* EXCERPTED DATA
int mb_attention(const void* qkv, void* out_h16, void* out4, void* out4_scale, int nb, int N, int d, int heads, mb_stream stream) {
  if (!qkv || !out_h16 || (!out4) != (!out4_scale) || nb <= 0 || N <= 0 || d <= 0 || heads <= 0 || d % heads) return fail(-1, "mb_attention: bad arguments");
  if (d / heads != 32 && d / heads != 64) return fail(-3, "mb_attention: head width %d is outside the attention kernels (32 or 64)", d / heads);
  ProfScope p("attention", (hipStream_t)stream);
  mb::attention((hipStream_t)stream, (const h16*)qkv, (h16*)out_h16, nb, N, d, heads, (uint8_t*)out4, (uint8_t*)out4_scale, g_walk_reverse);
  return launched();
}
int mb_attention_probs(const void* qkv, float* out_f32, int nb, int N, int d, int heads, mb_stream stream) {
  if (!qkv || !out_f32 || nb <= 0 || N <= 0 || d <= 0 || heads <= 0 || d % heads) return fail(-1, "mb_attention_probs: bad arguments");
  if (mb::attention_probs((hipStream_t)stream, (const h16*)qkv, out_f32, nb, N, d, heads))
    return fail(-3, "mb_attention_probs: head width %d / N = %d tokens is outside the probabilities kernel (32 or 64; N <= 5120)", d / heads, N);
  return launched();
}
int mb_attention_pair(const void* qkv, void* out_h16, int pairs, int N, int d, int heads, mb_stream stream) {
  if (!qkv || !out_h16 || pairs <= 0 || N <= 0 || heads <= 0 || d % heads) return fail(-1, "mb_attention_pair: bad arguments");
  ProfScope p("attention", (hipStream_t)stream);
  if (mb::attention_pair((hipStream_t)stream, (const h16*)qkv, (h16*)out_h16, pairs, N, d, heads, nullptr, nullptr, nullptr, nullptr, g_walk_reverse))
    return fail(-3, "mb_attention_pair: head width %d (N = %d tokens) is outside the attention kernels", d / heads, N);
  return launched();
}
int mb_attention_pair_f4(const void* qkv, void* out_h16, void* out4, void* out4_scale, void* out4l, void* out4l_scale, int pairs, int N, int d, int heads, mb_stream stream) {
  if (!qkv || !out_h16 || !out4 || !out4_scale || (!out4l) != (!out4l_scale) || pairs <= 0 || N <= 0 || heads <= 0 || d % heads) return fail(-1, "mb_attention_pair_f4: bad arguments");
  ProfScope p("attention", (hipStream_t)stream);
  if (mb::attention_pair((hipStream_t)stream, (const h16*)qkv, (h16*)out_h16, pairs, N, d, heads, (uint8_t*)out4, (uint8_t*)out4_scale, (uint8_t*)out4l, (uint8_t*)out4l_scale, g_walk_reverse))
    return fail(-3, "mb_attention_pair_f4: head width %d / N = %d tokens: no e2m1 copy for this shape", d / heads, N);
  return launched();
}
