typedef struct vc_frontend_cfg {
    int32_t sample_rate;
    int32_t hop_length;
    int32_t win_length;
    int32_t n_fft;
    int32_t n_mels;
    int32_t n_mfcc;
    float pre_emphasis;
    float mean_abs_amp_norm;
    float mfcc_norm_factor;
    float M_dB_norm_factor;
    float P_dB_norm_factor;
    int32_t mfcc_normaleze_first_mfcc;
    int32_t calc_mfcc_derivate;
    int32_t clip_output;
} vc_frontend_cfg;

typedef struct vc_frontend_plan vc_frontend_plan;

int vc_frontend_host_tables(const vc_frontend_cfg* cfg, double* h_mel, double* h_dct);

int vc_frontend_plan_create(const vc_frontend_cfg* cfg, const double* h_window,
                            vc_frontend_plan** out_plan);
void vc_frontend_plan_destroy(vc_frontend_plan* plan);

int32_t vc_frontend_num_frames(const vc_frontend_plan* plan, int32_t n_samples);
int32_t vc_frontend_mfcc_width(const vc_frontend_plan* plan);
int32_t vc_frontend_power_width(const vc_frontend_plan* plan);
int vc_frontend_get_mel(const vc_frontend_plan* plan, double* h_out);
int vc_frontend_get_dct(const vc_frontend_plan* plan, double* h_out);

size_t vc_frontend_workspace_bytes(const vc_frontend_plan* plan, int32_t batch, int32_t max_samples);

int vc_frontend_f32(const vc_frontend_plan* plan, const float* d_wav, const int32_t* d_lens,
                    int32_t batch, int32_t max_samples, int32_t wav_stride, int32_t out_rows,
                    float* d_mfcc, float* d_mel_db, float* d_pow_db,
                    void* d_workspace, size_t workspace_bytes, void* stream);

int vc_frontend_stages_f32(const vc_frontend_plan* plan, const float* d_wav, const int32_t* d_lens,
                           int32_t batch, int32_t max_samples, int32_t wav_stride, int32_t out_rows,
                           float* d_mfcc, float* d_mel_db, float* d_pow_db,
                           void* d_workspace, size_t workspace_bytes, void* stream,
                           int32_t stage_mask);

#define VC_F32 0
#define VC_BF16 1
#define VC_ACT_NONE 0
#define VC_ACT_RELU 1
#define VC_ACT_SIGMOID 2
#define VC_ACT_TANH 3
#define VC_GEMM_PLAIN 0
#define VC_GEMM_HIGHWAY 1
#define VC_GEMM_MAX_GROUPS 32

typedef struct vc_gemm_group {
    const void* d_Bt;
    int32_t K;
    int32_t taps;
    int32_t pad_l;
    int32_t c_off;
} vc_gemm_group;

typedef struct vc_gemm_desc {
    int32_t dtype;
    int32_t mode;
    const void* d_X;
    int32_t M, T, Cin, ldx;
    int32_t N;
    int32_t n_groups;
    vc_gemm_group groups[VC_GEMM_MAX_GROUPS];
    const float* d_pro_scale;
    const float* d_pro_shift;
    int32_t pro_relu, pro_pool;
    const float* d_epi_scale;
    const float* d_epi_shift;
    int32_t act;
    const void* d_R;
    int32_t ldr;
    void* d_C;
    int32_t ldc;
    int32_t out_f32;
    float drop_keep;
    unsigned long long drop_seed;
    int32_t sum_groups;
    int32_t epi_pool;
    void* d_workspace;
    size_t workspace_bytes;
} vc_gemm_desc;

int vc_conv_gemm(const vc_gemm_desc* desc, void* stream);
size_t vc_conv_gemm_workspace_bytes(const vc_gemm_desc* desc);
int vc_conv_gemm_epi_pool_supported(const vc_gemm_desc* desc);

int vc_lstm_bidir(const float* d_xproj, const void* d_Wh_fw, const void* d_Wh_bw, int32_t w_dtype, int32_t n_seq, int32_t T,
                  int32_t H, void* d_out, int32_t out_dtype, void* stream);

int vc_softmax_argmax(const float* d_logits, int32_t M, int32_t N, int32_t ldl,
                      void* d_prob, int32_t ldp, int32_t out_dtype, int32_t* d_class, void* stream);
int vc_softmax_argmax_dual(const float* d_logits, int32_t M, int32_t N, int32_t ldl, float* d_prob, int32_t ldp,
                           void* d_prob_bf16, int32_t ldp_bf16, int32_t* d_class, void* stream);

size_t vc_gru_workspace_bytes(int32_t H, int32_t w_dtype);
int vc_gru_bidir(const float* d_xproj, const void* d_Wh_fw, const void* d_Wh_bw, int32_t w_dtype,
                 int32_t n_seq, int32_t T, int32_t H, void* d_out, int32_t out_dtype,
                 void* d_workspace, size_t workspace_bytes, void* stream);


typedef struct vc_wgrad_group {
    const void* d_dYT;
    void* d_dW;
    int32_t N, taps, shift0;
    int32_t ldw;
} vc_wgrad_group;
typedef struct vc_wgrad_desc {
    const void* d_XT;
    int32_t ldxt, ldyt, Cin, M, T, margin, n_groups;
    int32_t splits_allowed;
    vc_wgrad_group groups[VC_GEMM_MAX_GROUPS];
} vc_wgrad_desc;
int vc_conv_wgrad(const vc_wgrad_desc* desc, void* stream);

int vc_transpose_pad(const float* d_X, int32_t M, int32_t C, int32_t ld, int32_t T, const float* d_scale,
                     const float* d_shift, int32_t relu, int32_t pool, int32_t row_shift, float* d_XT,
                     int32_t ldt, int32_t pad, int32_t slack_row, void* stream);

* INSTRUCTIONS TO FOLLOW
Would you copy out exactly the lines above that start at the one containing "int32_t c_off;" and end at the one containing "const void* d_R;", inclusive?

* YOUR SOLUTION
    int32_t c_off;
} vc_gemm_group;

typedef struct vc_gemm_desc {
    int32_t dtype;
    int32_t mode;
    const void* d_X;
    int32_t M, T, Cin, ldx;
    int32_t N;
    int32_t n_groups;
    vc_gemm_group groups[VC_GEMM_MAX_GROUPS];
    const float* d_pro_scale;
    const float* d_pro_shift;
    int32_t pro_relu, pro_pool;
    const float* d_epi_scale;
    const float* d_epi_shift;
    int32_t act;
    const void* d_R;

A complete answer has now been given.